Neural and Perceptual Bases Of Auditory Scene Analysis
We effortlessly parse an incoming acoustic waveform into perceptual objects (such as words or notes) or streams (such as speech or melodies), but very little is known about the underlying neural processing beyond the level of the cochlea. This project aims to uncover neural correlates of auditory object and stream formation by combining behavioral (psychoacoustic) measures with measures of brain activation (using MEG and fMRI) in various acoustic situations where listeners hear one, two, or many auditory streams.
Brandewie, E. J., and Oxenham, A. J. (2015). "Retroactive streaming fails to improve concurrent vowel identification," PLoS One 10, e0140466.
Christiansen, S. K., and Oxenham, A. J. (2014). "Assessing the effects of auditory stream formation through comodulation masking release," Journal of the Acoustical Society of America 135, 3520-3529.
Ruggles, D. R., and Oxenham, A. J. (2014). "Perceptual asymmetry induced by the auditory continuity illusion," Journal of Experimental Psychology: Human Perception and Performance 40, 908-914.
Perceptual Measures and Consequences of Normal and Abnormal Cochlear Processing
PI: Magdalena Wojtczak
The inner ear, or cochlea, is the first stage of processing along the auditory pathways. It is where sound energy is transformed into neural spikes, which are transmitted along the auditory nerve to the brain. Most cases of hearing impairment involve some damage to the cochlea. This project has two main aims:
1. Use otoacoustic emissions (OAEs) and behavioral measures to measure the effects of top-down (efferent) activation on human cochlear mechanics. Understanding how cochlear mechanics are changed by dynamic efferent effects should lead to improved signal processing in situations where the cochlea (or efferent activation) is impaired.

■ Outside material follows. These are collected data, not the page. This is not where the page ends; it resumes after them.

template <int DT, int S, int NS, int KS, int NW, int NCHW, int NFO, bool DBG = false>
__global__ __launch_bounds__(64 * NW, 2) void mbk_kernel(const MbkParams p) {
  using L = MbkLds<S, NS, KS, NW, NCHW, NFO>;
  using G = MbkGeo<KS, NW, NCHW, NFO>;
  using I = MbkItem<S, NS>;
  constexpr int NR = I::NR, NXS = I::NXS, NE = NR * NXS;
  constexpr int XF = L::XF, FT = L::FT, NP = G::NP, PAIR_KB = G::PAIR_KB;
  constexpr int NO = 2 * NS;
  constexpr bool ODD = (NCHW & 1) != 0;
  constexpr int ROUNDS = FT / XF;
  extern __shared__ __attribute__((aligned(16))) unsigned char smem[];
  const u32 tid = threadIdx.x, lane = tid & 63u;
  const u32 fr = lane & 15u, fg = lane >> 4;
  const int wv = __builtin_amdgcn_readfirstlane((int)(tid >> 6));
  const int Cin = p.Cin, Cout = p.Cout, H = p.H, W = p.W, Ho = p.Ho, Wo = p.Wo;

  const u32 item = blockIdx.x;
  const int half = (int)(item % (u32)p.halves);
  const u32 rem = item / (u32)p.halves;
  const int n = (int)(rem / (u32)p.pairs), rp = (int)(rem % (u32)p.pairs);
  const int oy0 = 2 * rp;
  const int iy0 = S * oy0 - 1;
  const int co_base = half * 16 * NFO;
  const u16* ximg = p.x + (size_t)n * H * W * Cin;
  const bool stamp = p.dbg != nullptr && blockIdx.x == 0 && tid == 0;
  if (stamp) p.dbg[0] = __builtin_readcyclecounter();

  const u32x4* wimg = reinterpret_cast<const u32x4*>(p.img + ((size_t)(half * NW + wv) * NP) * ((size_t)PAIR_KB * 1024)) + lane;
  u32x4 wa[KS], wb[KS];
#pragma unroll
  for (int ks = 0; ks < KS; ++ks) {
    wa[ks] = wimg[(size_t)ks * 64];
    wb[ks] = wimg[(size_t)(KS + ks) * 64];
  }

  for (int e = wv; e < NE; e += NW) {
    const int r = e / NXS, xs = e % NXS;
    int iy = iy0 + r;
    iy = iy < 0 ? 0 : (iy > H - 1 ? H - 1 : iy);
    const int col = S == 1 ? 16 * xs + (int)fr : 2 * (16 * (xs >> 1) + (int)fr) + (xs & 1);
    const u16* src = ximg + ((size_t)iy * W + col) * Cin + fg * 8;
#pragma unroll
    for (int ks = 0; ks < KS; ++ks)
      __builtin_amdgcn_global_load_lds((glb_u8*)(src + ks * 32), (lds_u8*)(smem + L::xt + (e * KS + ks) * 1024), 16, 0, 0);
  }
  {
    const unsigned char* src = p.img + G::misc_off(p.halves) + (size_t)wv * (G::MISC_KB * 1024) + lane * 16;
#pragma unroll
    for (int k = 0; k < G::MISC_KB; ++k)
      __builtin_amdgcn_global_load_lds((glb_u8*)(src + k * 1024), (lds_u8*)(smem + L::misc + (wv * G::MISC_KB + k) * 1024), 16, 0, 0);
  }
  if (wv == 0) {
    const unsigned char* src = p.img + G::spb_off(p.halves) + (size_t)half * (G::SPB_KB * 1024) + lane * 16;
#pragma unroll
    for (int k = 0; k < G::SPB_KB; ++k)
      __builtin_amdgcn_global_load_lds((glb_u8*)(src + k * 1024), (lds_u8*)(smem + L::spb + k * 1024), 16, 0, 0);
  }
  asm volatile("s_waitcnt vmcnt(0)" ::: "memory");
  __syncthreads();
  if (stamp) p.dbg[1] = __builtin_readcyclecounter();

  fl_f2 hi[NR];
#pragma unroll
  for (int r = 0; r < NR; ++r) {
    const float k = ((unsigned)(iy0 + r) < (unsigned)H) ? kFlSixth : 0.f;
    hi[r] = fl_f2{k, k};
  }

  f32x4 yacc[NO][NFO];
#pragma unroll
  for (int o = 0; o < NO; ++o)
#pragma unroll
    for (int f = 0; f < NFO; ++f) yacc[o][f] = f32x4{0.f, 0.f, 0.f, 0.f};

  const unsigned char* xt = smem + L::xt + lane * 16;
  const unsigned char* mc = smem + L::misc + wv * (G::MISC_KB * 1024);

  auto chunk = [&](int c, const u32x4 (&w)[KS], u32 (&dout)[NO][2]) {
    const f32x4 bv = *reinterpret_cast<const f32x4*>(mc + G::m_be + (c * 4 + (int)fg) * 16);
    f32x4 e[NE];
#pragma unroll
    for (int i = 0; i < NE; ++i) e[i] = bv;
#pragma unroll
    for (int ks = 0; ks < KS; ++ks) {
      u32x4 xf[NE];
#pragma unroll
      for (int i = 0; i < NE; ++i) xf[i] = *reinterpret_cast<const u32x4*>(xt + (i * KS + ks) * 1024);
#pragma unroll
      for (int i = 0; i < NE; ++i) e[i] = fl_mfma<DT>(w[ks], xf[i], e[i]);
    }
    uint2 wt[9];
#pragma unroll
    for (int t = 0; t < 9; ++t) wt[t] = *reinterpret_cast<const uint2*>(mc + G::m_wd + ((c * 9 + t) * 4 + (int)fg) * 8);
    const uint2 bdi = *reinterpret_cast<const uint2*>(mc + G::m_bd + (c * 4 + (int)fg) * 8);
    mbk_mfma_guard();
    u32 ew[NR][NXS][2];
#pragma unroll
    for (int r = 0; r < NR; ++r)
#pragma unroll
      for (int xs = 0; xs < NXS; ++xs) {
        ew[r][xs][0] = fl_unit_pack(e[r * NXS + xs][0], e[r * NXS + xs][1], hi[r]);
        ew[r][xs][1] = fl_unit_pack(e[r * NXS + xs][2], e[r * NXS + xs][3], hi[r]);
      }
#pragma unroll
    for (int o = 0; o < 2; ++o)
#pragma unroll
      for (int j = 0; j < NS; ++j) {
        fl_h2 s[2] = {fl_as_h2(bdi.x), fl_as_h2(bdi.y)};
#pragma unroll
        for (int ky = 0; ky < 3; ++ky) {
          const int r = S * o + ky;
          const uint2 w0 = wt[ky * 3], w1 = wt[ky * 3 + 1], w2 = wt[ky * 3 + 2];
#pragma unroll
          for (int wd = 0; wd < 2; ++wd) {
            u32 tl, tc, tr;
            if constexpr (S == 1) {
              tc = ew[r][j][wd];
              tl = j == 0 ? fl_from_left(tc) : fl_from_left2(tc, ew[r][j > 0 ? j - 1 : 0][wd]);
              tr = j == NS - 1 ? fl_from_right(tc) : fl_from_right2(tc, ew[r][j < NS - 1 ? j + 1 : j][wd]);
            } else {
              const u32 odd = ew[r][2 * j + 1][wd];
              tc = ew[r][2 * j][wd];
              tl = j == 0 ? fl_from_left(odd) : fl_from_left2(odd, ew[r][j > 0 ? 2 * j - 1 : 1][wd]);
              tr = odd;
            }
            const u32 ww0 = wd ? w0.y : w0.x, ww1 = wd ? w1.y : w1.x, ww2 = wd ? w2.y : w2.x;
            s[wd] = __builtin_elementwise_fma(fl_as_h2(tl), fl_as_h2(ww0), s[wd]);
            s[wd] = __builtin_elementwise_fma(fl_as_h2(tc), fl_as_h2(ww1), s[wd]);
            if (ky == 2) s[wd] = fl_fma_clamp01(fl_as_h2(tr), fl_as_h2(ww2), s[wd]);
            else s[wd] = __builtin_elementwise_fma(fl_as_h2(tr), fl_as_h2(ww2), s[wd]);
          }
        }
        dout[o * NS + j][0] = fl_as_u32(s[0]);
        dout[o * NS + j][1] = fl_as_u32(s[1]);
      }
  };

  constexpr int FH = NFO / 2;
  for (int t = 0; t < NP; ++t) {
    const u32x4* wp = wimg + (size_t)t * (PAIR_KB * 64);
    const bool last = t == NP - 1;
    const u32x4* wn = wimg + (size_t)(last ? t : t + 1) * (PAIR_KB * 64);
    u32 d0[NO][2], d1[NO][2];
    u32x4 wf0[FH], wf1[NFO - FH];
#pragma unroll
    for (int f = 0; f < FH; ++f) wf0[f] = wp[(size_t)(2 * KS + f) * 64];
    chunk(2 * t, wa, d0);
    __builtin_amdgcn_sched_barrier(0);
    u32x4 na[KS];
#pragma unroll
    for (int ks = 0; ks < KS; ++ks) na[ks] = wn[(size_t)ks * 64];
#pragma unroll
    for (int f = FH; f < NFO; ++f) wf1[f - FH] = wp[(size_t)(2 * KS + f) * 64];
    if (!(ODD && last)) {
      chunk(2 * t + 1, wb, d1);
    } else {
#pragma unroll
      for (int o = 0; o < NO; ++o) d1[o][0] = d1[o][1] = 0u;
    }
    __builtin_amdgcn_sched_barrier(0);
    u32x4 nb[KS];
#pragma unroll
    for (int ks = 0; ks < KS; ++ks) nb[ks] = wn[(size_t)(KS + ks) * 64];
    u32x4 db[NO];
#pragma unroll
    for (int o = 0; o < NO; ++o) db[o] = u32x4{d0[o][0], d0[o][1], d1[o][0], d1[o][1]};
    if constexpr (DBG) {
      if (!((p.pair_mask >> t) & 1u) || !((p.wave_mask >> wv) & 1u)) {
#pragma unroll
        for (int o = 0; o < NO; ++o) db[o] = u32x4{0u, 0u, 0u, 0u};
      }
    }
    mbk_valu_guard();
#pragma unroll
    for (int f = 0; f < NFO; ++f)
#pragma unroll
      for (int o = 0; o < NO; ++o)
        yacc[o][f] = fl_mfma<SSDK_F16>(f < FH ? wf0[f < FH ? f : 0] : wf1[f >= FH ? f - FH : 0], db[o], yacc[o][f]);
    __builtin_amdgcn_sched_barrier(0);
#pragma unroll
    for (int ks = 0; ks < KS; ++ks) {
      wa[ks] = na[ks];
      wb[ks] = nb[ks];
    }
  }
  if (stamp) p.dbg[2] = __builtin_readcyclecounter();

  unsigned char* xb = smem + L::xch;
  const unsigned char* spb = smem + L::spb;
  constexpr int GPW = (XF + NW - 1) / NW;
  uint2 resv[ROUNDS][GPW];
#pragma unroll
  for (int R = 0; R < ROUNDS; ++R)
#pragma unroll
    for (int gg = 0; gg < GPW; ++gg) {
      const int g = wv + gg * NW, q = R * XF + g, oj = q / NFO, f = q % NFO;
      const int oy = oy0 + oj / NS, ox = 16 * (oj % NS) + (int)fr, co = co_base + f * 16 + (int)fg * 4;
      resv[R][gg] = make_uint2(0u, 0u);
      if (S == 1 && p.residual && g < XF && oy < Ho && co < Cout)
        resv[R][gg] = *reinterpret_cast<const uint2*>(ximg + ((size_t)oy * W + ox) * Cin + co);
    }
#pragma unroll
  for (int R = 0; R < ROUNDS; ++R) {
#pragma unroll
    for (int g = 0; g < XF; ++g) {
      const int q = R * XF + g, oj = q / NFO, f = q % NFO;
      *reinterpret_cast<f32x4*>(xb + ((wv * XF + g) * 64 + (int)lane) * 16) = yacc[oj][f];
    }
    __syncthreads();
#pragma unroll
    for (int gg = 0; gg < GPW; ++gg) {
      const int g = wv + gg * NW;
      if (g < XF) {
        const int q = R * XF + g, oj = q / NFO, f = q % NFO;
        f32x4 y = *reinterpret_cast<const f32x4*>(xb + ((0 * XF + g) * 64 + (int)lane) * 16);
#pragma unroll
        for (int w2 = 1; w2 < NW; ++w2) {
          const f32x4 t2 = *reinterpret_cast<const f32x4*>(xb + ((w2 * XF + g) * 64 + (int)lane) * 16);
          y = y + t2;
        }
        const int oy = oy0 + oj / NS, ox = 16 * (oj % NS) + (int)fr;
        const int co = co_base + f * 16 + (int)fg * 4;
        if (oy < Ho && co < Cout) {
          const f32x4 spv = *reinterpret_cast<const f32x4*>(spb + (f * 4 + (int)fg) * 32);
          const f32x4 bpv = *reinterpret_cast<const f32x4*>(spb + (f * 4 + (int)fg) * 32 + 16);
          u32 h01 = fl_pack2<DT>(fmaf(y[0], spv[0], bpv[0]), fmaf(y[1], spv[1], bpv[1]));
          u32 h23 = fl_pack2<DT>(fmaf(y[2], spv[2], bpv[2]), fmaf(y[3], spv[3], bpv[3]));
          if (S == 1 && p.residual) {
            const uint2 xr = resv[R][gg];
            h01 = fl_pack2<DT>(fl_from16<DT>(h01 & 0xffffu) + fl_from16<DT>(xr.x & 0xffffu), fl_from16<DT>(h01 >> 16) + fl_from16<DT>(xr.x >> 16));
            h23 = fl_pack2<DT>(fl_from16<DT>(h23 & 0xffffu) + fl_from16<DT>(xr.y & 0xffffu), fl_from16<DT>(h23 >> 16) + fl_from16<DT>(xr.y >> 16));
          }
          u16* yrow = p.y + (((size_t)n * Ho + oy) * Wo + ox) * Cout;
          *reinterpret_cast<uint2*>(yrow + co) = make_uint2(h01, h23);
        }
      }
    }
    if (R + 1 < ROUNDS) __syncthreads();
  }
  if (stamp) p.dbg[3] = __builtin_readcyclecounter();
}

2. Use psychoacoustic and speech measures to explore the effects of across-frequency differences in cochlear processing delays.
Beim, J. A., Elliott, M., Oxenham, A. J., and Wojtczak, M. (2015). "Stimulus frequency otoacoustic emissions provide no evidence for the role of efferents in the enhancement effect," Journal of the Association for Research in Otolaryngology 16, 613-629.

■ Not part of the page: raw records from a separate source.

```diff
@@ -559,6 +565,15 @@
   const double r = (double)rr;
   return fma(r, fma(r, kL2C2, kL2C1), kL2C0);
 }
+__device__ __forceinline__ int i8l_cinit16(uint32_t t0) {
+#if NEMO_I8L_CINIT16
+  int r;
+  asm("v_lshlrev_b16 %0, 7, %1" : "=v"(r) : "v"(t0));
+  return r;
+#else
+  return (int)((t0 & 511u) << 7);
+#endif
+}
 __device__ __forceinline__ double exp2_fx_apply(uint32_t t0, uint64_t ev, double p, double acc) {
   const uint32_t hi = (t0 & ~511u) ^ (uint32_t)(ev >> 32);
   return fma(__builtin_bit_cast(double, ((uint64_t)hi << 32) | (uint32_t)ev), p, acc);
@@ -752,7 +767,7 @@
   return hipGetLastError();
 }
 
-template <int NR, int WAVES, class Hook>
+template <int NR, int WAVES, bool PP, class Hook>
 __device__ __forceinline__ int i8l_walk2(const i32x4* __restrict__ Al0, const i32x4* __restrict__ Gi,
                                         const i32x4* __restrict__ Bt, const i32x4* __restrict__ Bt64,
                                         int set, int s_end, int ntiles, int E, int col, int lane,
@@ -777,7 +792,8 @@
     };
     i32x4 bca = bload(t, 0), bca64 = bload(t, 1);
     i32x4 bcb = bload(t2, 0), bcb64 = bload(t2, 1);
-    for (;;) {
+    auto iter = [&](const i32x4 b1a, const i32x4 b64a, const i32x4 b1b, const i32x4 b64b, i32x4& na,
+                    i32x4& na64, i32x4& nb, i32x4& nb64) -> bool {
       uint32_t ao = a_lane;
       asm volatile("" : "+v"(ao));
       const i32x4* Al = Al0 + ao;
@@ -790,11 +806,10 @@
       const bool more = setn < s_end;
       const int tla = __builtin_amdgcn_readfirstlane(more ? tn : t);
       const int tlb = __builtin_amdgcn_readfirstlane(more ? (tn + 1 < tend(setn) ? tn + 1 : tn) : t);
-      const i32x4 b1a = bca, b64a = bca64, b1b = bcb, b64b = bcb64;
-      bca = bload(tla, 0);
-      bca64 = bload(tla, 1);
-      bcb = bload(tlb, 0);
-      bcb64 = bload(tlb, 1);
+      na = bload(tla, 0);
+      na64 = bload(tla, 1);
+      nb = bload(tlb, 0);
+      nb64 = bload(tlb, 1);
       double la0 = 0.0, la1 = 0.0, lb0 = 0.0, lb1 = 0.0;
 #pragma unroll
       for (int r = 0; r < NR; ++r) {
@@ -840,13 +855,13 @@
         for (int g = 0; g < 4; ++g) {
           t0a[g] = ((uint32_t)h0a[g] << 12) + (uint32_t)h1a[g];
           eva[g] = exp2_fx_load(t0a[g]);
-          ma[g] = (int)((t0a[g] & 511u) << 6);
+          ma[g] = i8l_cinit16(t0a[g]);
         }
 #pragma unroll
         for (int g = 0; g < 4; ++g) {
           t0b[g] = ((uint32_t)h0b[g] << 12) + (uint32_t)h1b[g];
           evb[g] = exp2_fx_load(t0b[g]);
-          mb[g] = (int)((t0b[g] & 511u) << 6);
+          mb[g] = i8l_cinit16(t0b[g]);
         }
         {
           const i32x4 a = A(4);
@@ -857,7 +872,7 @@
                        double& ls0, double& ls1) {
           double pr[4];
 #pragma unroll
-          for (int g = 0; g < 4; ++g) pr[g] = exp2_fx_series_r((int)(((uint32_t)l0[g] << 12) + (uint32_t)l1[g]));
+          for (int g = 0; g < 4; ++g) pr[g] = exp2_fx_series_r((int)(((uint32_t)l0[g] << 11) + (uint32_t)l1[g]));
 #pragma unroll
           for (int g = 0; g < 4; ++g) {
             if (g & 1) ls1 = exp2_fx_apply(t0[g], evv[g], pr[g], ls1);
@@ -894,7 +909,7 @@
           }
 #pragma unroll
           for (int g = 0; g < 4; ++g)
-            pr[g] = exp2_fx_series(t0[g], (int)(((uint32_t)l0[g] << 12) + (uint32_t)l1[g]));
+            pr[g] = exp2_fx_series(t0[g], (int)(((uint32_t)l0[g] << 11) + (uint32_t)l1[g]));
 #pragma unroll
           for (int g = 0; g < 4; ++g) {
             if (g & 1) ls1 = exp2_fx_apply(t0[g], evv[g], pr[g], ls1);
@@ -920,10 +935,28 @@
         lexp = 0;
       }
       hook(it++);
-      if (!more) break;
+      if (!more) return false;
       t = tn;
       t2 = tlb;
       set = setn;
+      return true;
+    };
+    if constexpr (PP) {
+      i32x4 bqa, bqa64, bqb, bqb64;
+      for (;;) {
+        if (!iter(bca, bca64, bcb, bcb64, bqa, bqa64, bqb, bqb64)) break;
+        if (!iter(bqa, bqa64, bqb, bqb64, bca, bca64, bcb, bcb64)) break;
+      }
+    } else {
+      for (;;) {
+        i32x4 na, na64, nb, nb64;
+        const bool more = iter(bca, bca64, bcb, bcb64, na, na64, nb, nb64);
+        bca = na;
+        bca64 = na64;
+        bcb = nb;
+        bcb64 = nb64;
+        if (!more) break;
+      }
     }
   }
   return it;
@@ -987,7 +1020,8 @@
     int8_t* A8 = (int8_t*)ev.A;
     for (int k = tid; k < S * NSL; k += blockDim.x) {
       const int i = k / NSL, sl = k - i * NSL;
-      A8[sl * SPAD * 64 + a_byte<4>(i, i)] = udig[i * 8 + sl];
+      const int8_t d = udig[i * 8 + sl];
+      A8[sl * SPAD * 64 + a_byte<4>(i, i)] = sl == 4 ? (int8_t)(2 * d) : d;
     }
   }
   {
@@ -1076,7 +1110,7 @@
           }
   #pragma unroll
           for (int g = 0; g < 4; ++g)
-            pr[g] = exp2_fx_series(t0[g], (int)(((uint32_t)l0[g] << 12) + (uint32_t)l1[g]));
+            pr[g] = exp2_fx_series(t0[g], (int)(((uint32_t)l0[g] << 11) + (uint32_t)l1[g]));
   #pragma unroll
           for (int g = 0; g < 4; ++g) {
             if (g & 1) ls1 = exp2_fx_apply(t0[g], ev[g], pr[g], ls1);
@@ -1100,7 +1134,7 @@
       }
     }
   } else {
-    i8l_walk2<NR, WAVES>(ev.A, Gi, Bt, Bt64, set, s_end, ntiles, E, col, lane, a_lane, nullsum, partial, b,
+    i8l_walk2<NR, WAVES, NEMO_I8L_PINGPONG != 0>(ev.A, Gi, Bt, Bt64, set, s_end, ntiles, E, col, lane, a_lane, nullsum, partial, b,
                          nsets, ltab, [](int) {});
   }
   if (split == 1) {
@@ -1163,7 +1197,8 @@
     int8_t* A8 = (int8_t*)ev.A;
     for (int k = tid; k < S * NSL; k += blockDim.x) {
       const int i = k / NSL, sl = k - i * NSL;
-      A8[sl * SPAD * 64 + a_byte<4>(i, i)] = udig[i * 8 + sl];
+      const int8_t d = udig[i * 8 + sl];
+      A8[sl * SPAD * 64 + a_byte<4>(i, i)] = sl == 4 ? (int8_t)(2 * d) : d;
     }
   }
   {
@@ -1227,7 +1262,7 @@
         }
 #pragma unroll
         for (int g = 0; g < 4; ++g)
-          pr[g] = exp2_fx_series(t0[g], (int)(((uint32_t)l0[g] << 12) + (uint32_t)l1[g]));
+          pr[g] = exp2_fx_series(t0[g], (int)(((uint32_t)l0[g] << 11) + (uint32_t)l1[g]));
         double ls0 = 0.0, ls1 = 0.0;
 #pragma unroll
         for (int g = 0; g < 4; ++g) {
@@ -1319,7 +1354,8 @@
     int8_t* A8 = (int8_t*)evb(k).A;
     for (int q = tid; q < S * NSL; q += blockDim.x) {
       const int i = q / NSL, sl = q - i * NSL;
-      A8[sl * SPAD * 64 + a_byte<4>(i, i)] = udig[i * 8 + sl];
+      const int8_t d = udig[i * 8 + sl];
+      A8[sl * SPAD * 64 + a_byte<4>(i, i)] = sl == 4 ? (int8_t)(2 * d) : d;
     }
   };
   auto prep = [&](int k, int e) {
@@ -1372,7 +1408,7 @@
   for (int e = b0; e < batch; e += nb, k ^= 1) {
     const int en = e + nb;
     bool pending = en < batch;
-    i8l_walk2<NR, WAVES>(evb(k).A, (const i32x4*)gib(k), Bt, Bt64, w, nsets, ntiles, E, col, lane, a_lane,
+    i8l_walk2<NR, WAVES, false>(evb(k).A, (const i32x4*)gib(k), Bt, Bt64, w, nsets, ntiles, E, col, lane, a_lane,
                          nullsum, partial, (size_t)e, nsets, ltab, [&](int it) {
                            if (pending && it == 0) {
                              prep(k ^ 1, en);
@@ -1483,7 +1519,7 @@
   A8[(1 * kWideKH) * SL + off] = (int8_t)(((hb >> 12) & 63) - 32);
   A8[(2 * kWideKH) * SL + off] = (int8_t)(((hb >> 6) & 63) - 32);
   A8[(3 * kWideKH) * SL + off] = (int8_t)((hb & 63) - 32);
-  A8[(4 * kWideKH) * SL + off] = (int8_t)(lb >> 12);
+  A8[(4 * kWideKH) * SL + off] = (int8_t)(2 * (lb >> 12));
   A8[(5 * kWideKH) * SL + off] = (int8_t)(((lb >> 6) & 63) - 32);
   A8[(6 * kWideKH) * SL + off] = (int8_t)((lb & 63) - 32);
 }
@@ -1587,7 +1623,8 @@
     int8_t* A8 = (int8_t*)ev.A;
     for (int k = tid; k < S * NSL; k += blockDim.x) {
       const int i = k / NSL, sl = k - i * NSL;
-      A8[(sl * kWideKH + (i >> 6)) * SPAD * 64 + a_byte<4>(i, i & 63)] = udig[i * 8 + sl];
+      const int8_t d = udig[i * 8 + sl];
+      A8[(sl * kWideKH + (i >> 6)) * SPAD * 64 + a_byte<4>(i, i & 63)] = sl == 4 ? (int8_t)(2 * d) : d;
     }
   }
   {
@@ -1632,7 +1669,7 @@
         const i32x4 c1 = Gi[(SPAD + 16 * r) / 4 + rg];
         auto A = [&](int sl, int h) { return Al[((sl * kWideKH + h) * SPAD + 16 * r) * 4]; };
         i32x4 h0a = i32x4{0, 0, 0, 0}, h0b = i32x4{0, 0, 0, 0}, h1a = c0, h1b = c0;
-        i32x4 l0a = i32x4{0, 0, 0, 0}, l0b = i32x4{0, 0, 0, 0}, l1a = c1, l1b = c1;
+        i32x4 l1a = c1, l1b = c1;
 #pragma unroll
         for (int h = 0; h < kWideKH; ++h) {
           {
@@ -1656,11 +1693,6 @@
             h1b = __builtin_amdgcn_mfma_i32_16x16x64_i8(a, b1b[h], h1b, 0, 0, 0);
           }
           {
-            const i32x4 a = A(4, h);
-            l0a = __builtin_amdgcn_mfma_i32_16x16x64_i8(a, b1a[h], l0a, 0, 0, 0);
-            l0b = __builtin_amdgcn_mfma_i32_16x16x64_i8(a, b1b[h], l0b, 0, 0, 0);
-          }
-          {
             const i32x4 a = A(5, h);
             l1a = __builtin_amdgcn_mfma_i32_16x16x64_i8(a, b64a[h], l1a, 0, 0, 0);
             l1b = __builtin_amdgcn_mfma_i32_16x16x64_i8(a, b64b[h], l1b, 0, 0, 0);
@@ -1671,27 +1703,40 @@
             l1b = __builtin_amdgcn_mfma_i32_16x16x64_i8(a, b1b[h], l1b, 0, 0, 0);
           }
         }
-        auto epi = [&](const i32x4 h0, const i32x4 h1, const i32x4 l0, const i32x4 l1, double& ls0,
-                       double& ls1) {
-          uint32_t t0[4];
-          uint64_t evv[4];
+        uint32_t t0a[4], t0b[4];
+        uint64_t eva[4], evb[4];
+        i32x4 l0a, l0b;
+#pragma unroll
+        for (int g = 0; g < 4; ++g) {
+          t0a[g] = ((uint32_t)h0a[g] << 12) + (uint32_t)h1a[g];
+          eva[g] = exp2_fx_load(t0a[g]);
+          l0a[g] = i8l_cinit16(t0a[g]);
+        }
+#pragma unroll
+        for (int g = 0; g < 4; ++g) {
+          t0b[g] = ((uint32_t)h0b[g] << 12) + (uint32_t)h1b[g];
+          evb[g] = exp2_fx_load(t0b[g]);
+          l0b[g] = i8l_cinit16(t0b[g]);
+        }
+#pragma unroll
+        for (int h = 0; h < kWideKH; ++h) {
+          const i32x4 a = A(4, h);
+          l0a = __builtin_amdgcn_mfma_i32_16x16x64_i8(a, b1a[h], l0a, 0, 0, 0);
+          l0b = __builtin_amdgcn_mfma_i32_16x16x64_i8(a, b1b[h], l0b, 0, 0, 0);
+        }
+        auto epi = [&](const uint32_t (&t0)[4], const uint64_t (&evv)[4], const i32x4 l0, const i32x4 l1,
+                       double& ls0, double& ls1) {
           double pr[4];
 #pragma unroll
-          for (int g = 0; g < 4; ++g) {
-            t0[g] = ((uint32_t)h0[g] << 12) + (uint32_t)h1[g];
-            evv[g] = exp2_fx_load(t0[g]);
-          }
-#pragma unroll
-          for (int g = 0; g < 4; ++g)
-            pr[g] = exp2_fx_series(t0[g], (int)(((uint32_t)l0[g] << 12) + (uint32_t)l1[g]));
+          for (int g = 0; g < 4; ++g) pr[g] = exp2_fx_series_r((int)(((uint32_t)l0[g] << 11) + (uint32_t)l1[g]));
 #pragma unroll
           for (int g = 0; g < 4; ++g) {
             if (g & 1) ls1 = exp2_fx_apply(t0[g], evv[g], pr[g], ls1);
             else ls0 = exp2_fx_apply(t0[g], evv[g], pr[g], ls0);
           }
         };
-        epi(h0a, h1a, l0a, l1a, la0, la1);
-        epi(h0b, h1b, l0b, l1b, lb0, lb1);
+        epi(t0a, eva, l0a, l1a, la0, la1);
+        epi(t0b, evb, l0b, l1b, lb0, lb1);
       }
       const double l = rowsum_pair(la0 + la1, lb0 + lb1) + 1.0;
       const bool tile_b = (lane & 16) != 0;
@@ -1743,7 +1788,7 @@
           }
   #pragma unroll
           for (int g = 0; g < 4; ++g)
-            pr[g] = exp2_fx_series(t0[g], (int)(((uint32_t)l0[g] << 12) + (uint32_t)l1[g]));
+            pr[g] = exp2_fx_series(t0[g], (int)(((uint32_t)l0[g] << 11) + (uint32_t)l1[g]));
   #pragma unroll
           for (int g = 0; g < 4; ++g) {
             if (g & 1) ls1 = exp2_fx_apply(t0[g], evv[g], pr[g], ls1);
```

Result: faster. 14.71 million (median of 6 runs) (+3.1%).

Wojtczak, M., Beim, J. A., and Oxenham, A. J. (2015). "Exploring the role of feedback-based auditory reflexes in forward masking by Schroeder-phase complexes," Journal of the Association for Research in Otolaryngology 16, 81-99.
Wojtczak, M., Beim, J. A., Micheyl, C., and Oxenham, A. J. (2013). "Perception of across-frequency asynchrony by listeners with cochlear hearing loss," Journal of the Association for Research in Otolaryngology 14, 573-589.
Hearing Loss and Cochlear-Implant Research
Clinical Psychoacoustics Laboratory
Some of our research is carried out in the Clinical Psychoacoustics Lab, founded by Professor Emeritus David Nelson, in the Department of Otolaryngology.
This lab conducts research specifically aimed at understanding and correcting impaired hearing, including:
Auditory Analysis and Sensorineural Hearing Loss: The ability to hear changes in sound intensity and frequency is investigated in hearing-impaired patients to find ways to improve their sound perception.
Cochlear-Implant Research: Electrical stimulation of the auditory nerve through cochlear implants is investigated to improve sound perception in deaf patients.
Wang, N., Kreft, H. A., and Oxenham, A. J. (2015). "Loudness context effects in normal-hearing listeners and cochlear-implant users," Journal of the Association for Research in Otolaryngology 16, 535-545.
Bierer, J. A., Bierer, S. M., Kreft, H. A., and Oxenham, A. J. (2015). "A fast method for measuring psychophysical thresholds across the cochlear implant array," Trends in Hearing 19, 1-12.
Kreft, H. A., Nelson, D. A., and Oxenham, A. J. (2013). "Modulation frequency discrimination with modulated and unmodulated interference in normal hearing and in cochlear-implant users," Journal of the Association for Research in Otolaryngology 14, 591-601.
Our research is funded primarily by the National Institute on Deafness and other Communication Disorders (NIDCD).